If in-band response was requested, dispatch the frame to the
TRILL data plane with request-originator RBridge nickname as the
egress RBridge nickname.
If out-of-band response was requested, dispatch the frame to the
standard IP forwarding process.
12. Application of Continuity Check Message (CCM) in TRILL
Section 7. provides an overview of CCM Messages defined in
[8021Q] and how they can be used within the TRILL OAM. This
section, presents the application and Theory of Operations of
CCM within the TRILL OAM framework. Readers are referred to
[8021Q] for CCM message format and applicable TLV definitions and
usages. Only the TRILL specific aspects are explained below.

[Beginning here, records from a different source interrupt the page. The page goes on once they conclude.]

@@ -422,6 +424,18 @@
   m.def("micro_accuracy_finish", &micro_accuracy_finish,
         "fold the micro kernel's pending cells into correct (and write correct / total to out)", py::arg("pend"),
         py::arg("correct"), py::arg("total"), py::arg("out") = py::none());
+  m.def("_micro_hint_slot", [] { return tea::kPendHintSlot; },
+        "word index of the micro kernel's mode hint {rows_seen, correct_seen} in the pending buffer");
+  m.def("_micro_first_phase_loads", [] { return tea::kMicroFirstPhaseLoads; },
+        "wave-loads (of 4 per row) the micro kernel issues before the hint and the target are known");
+  m.def("_micro_hint_rule",
+        [](unsigned long long rows_seen, unsigned long long correct_seen) {
+          return std::make_tuple(tea::micro_hint_early(rows_seen, correct_seen),
+                                 rows_seen - tea::micro_hint_decay(rows_seen, rows_seen),
+                                 correct_seen - tea::micro_hint_decay(rows_seen, correct_seen));
+        },
+        "the hint rule on the host: (early mode?, rows_seen after decay, correct_seen after decay)",
+        py::arg("rows_seen"), py::arg("correct_seen"));
   m.def("cls_counts", &cls_counts, "K1 fused classification counts", py::arg("input"), py::arg("target"), py::arg("k"),
         py::arg("num_classes"), py::arg("micro_correct"), py::arg("micro_total"), py::arg("cls_correct"),
         py::arg("cls_label"), py::arg("cls_pred"), py::arg("confusion"), py::arg("err"), py::arg("max_blocks") = 0,
diff --git a/csrc/include/tea_kernels.h b/csrc/include/tea_kernels.h
--- a/csrc/include/tea_kernels.h
+++ b/csrc/include/tea_kernels.h
@@ -36,6 +36,17 @@
 int launch_cls_counts(const ClsCountsArgs& a, hipStream_t stream);
 constexpr int kPendCells = 64;
 constexpr int kPendStride = 8;
+constexpr int kPendHintSlot = kPendCells * kPendStride;
+constexpr int kPendWords = kPendHintSlot + kPendStride;
+constexpr int kMicroFirstPhaseLoads = 1;
+constexpr unsigned long long kMicroHintMinRows = 64;
+constexpr unsigned long long kMicroHintDecayRows = 4096;
+constexpr bool micro_hint_early(unsigned long long rows_seen, unsigned long long correct_seen) {
+  return rows_seen >= kMicroHintMinRows && 4 * correct_seen < rows_seen;
+}
+constexpr unsigned long long micro_hint_decay(unsigned long long rows_seen, unsigned long long word) {
+  return rows_seen >= kMicroHintDecayRows ? word - word / 2 : 0ull;
+}
 int launch_micro_finish(unsigned long long* pend, float* correct, const float* total, float* out, hipStream_t stream);
 
 struct BinaryCountsArgs {
diff --git a/csrc/kernels/classification.hip b/csrc/kernels/classification.hip
--- a/csrc/kernels/classification.hip
+++ b/csrc/kernels/classification.hip
@@ -349,6 +349,14 @@
 template <int NV>
 struct RowVals;
 template <>
+struct RowVals<4> {
+  typedef float type __attribute__((ext_vector_type(4)));
+};
+template <>
+struct RowVals<8> {
+  typedef float type __attribute__((ext_vector_type(8)));
+};
+template <>
 struct RowVals<16> {
   typedef float type __attribute__((ext_vector_type(16)));
 };
@@ -428,22 +436,74 @@
   int32_t pad;
 };
 
+template <int NVALS, int VEC, typename V>
+__device__ __forceinline__ bool lane_tie_before(const V& v, float xt, int tu, int lane) {
+  int k = 1 << 20;
+#pragma unroll
+  for (int e = NVALS - 1; e >= 0; --e) k = (v[e] == xt) ? e : k;
+  return (k / VEC) * (kWave * VEC) + lane * VEC + (k % VEC) < tu;
+}
+
+template <int KIND, bool UNAL>
+__device__ __forceinline__ void micro_row_head(const char* __restrict__ rp, int C, int lane,
+                                               float (&f)[kMicroFirstPhaseLoads][KIND == 0 ? 4 : 8]) {
+  constexpr int VEC = KIND == 0 ? 4 : 8;
+#pragma unroll
+  for (int u = 0; u < kMicroFirstPhaseLoads; ++u)
+    load_row_vec<KIND, VEC, UNAL>(rp, u * kWave * VEC + lane * VEC, C, f[u]);
+}
+
 template <int KIND, typename TGT, bool UNAL>
-__device__ __forceinline__ bool micro_row(const MicroPendArgs& a, const char* __restrict__ rp, int64_t t, int lane) {
+__device__ __forceinline__ bool micro_row(const MicroPendArgs& a, const char* __restrict__ rp,
+                                          float (&f)[kMicroFirstPhaseLoads][KIND == 0 ? 4 : 8], int64_t t, bool early,
+                                          int lane) {
   constexpr int VEC = KIND == 0 ? 4 : 8;
   constexpr int NV = kChunkLoads * VEC;
   constexpr int STEP = kWave * VEC;
+  constexpr int P = kMicroFirstPhaseLoads, Q = kChunkLoads - P;
+  static_assert(P >= 1 && Q >= 1, "both phases hold at least one wave-load");
   typedef typename RowVals<NV>::type vec_t;
+  typedef typename RowVals<P * VEC>::type head_t;
   const int C = a.c;
-  float f[kChunkLoads][VEC];
-#pragma unroll
-  for (int u = 0; u < kChunkLoads; ++u) load_row_vec<KIND, VEC, UNAL>(rp, u * STEP + lane * VEC, C, f[u]);
-  if constexpr (UNAL) unal_fix_tail<kChunkLoads>(f, 0, C, lane);
+  float g[Q][VEC];
+  if (early) {
+    if (!(t >= 0 && t < C)) return false;
+    const int tu = static_cast<int>(t);
+    const bool t_loaded = tu < P * STEP;
+    float xt = 0.f;
+    if (!t_loaded) xt = load_one<KIND>(rp, tu);
+    if constexpr (UNAL) unal_fix_tail<P>(f, 0, C, lane);
+    head_t h;
+#pragma unroll
+    for (int u = 0; u < P; ++u)
+#pragma unroll
+      for (int e = 0; e < VEC; ++e) h[u * VEC + e] = f[u][e];
+    if (t_loaded) {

In TRILL, between any two given MEPs there can be multiple
potential paths. Whereas in [8021Q], there is always a single
path between any two MEPs at any given time. [RFC6905] requires
solutions to have the ability to monitor continuity over one or
more paths.
CCM Messages are uni-directional, such that there is no explicit
response to a received CCM message. Connectivity status is
indicated by setting the applicable flags (e.g. RDI) of the CCM
messages transmitted by an MEP.
It is important that the solution presented in this document
accomplishes the requirements specified in [RFC6905] within the
framework of [8021Q] in a straightforward manner and with minimum
changes. Section 8 above defines multiple flows within the CCM
object, each corresponding to a flow that a given MEP wishes to
monitor.
Receiving MEPs do not cross check whether a received CCM belongs
to a specific flow from the originating RBridge. Any attempt to
track status of individual flows may explode the amount of state
information that any given RBridge has to maintain.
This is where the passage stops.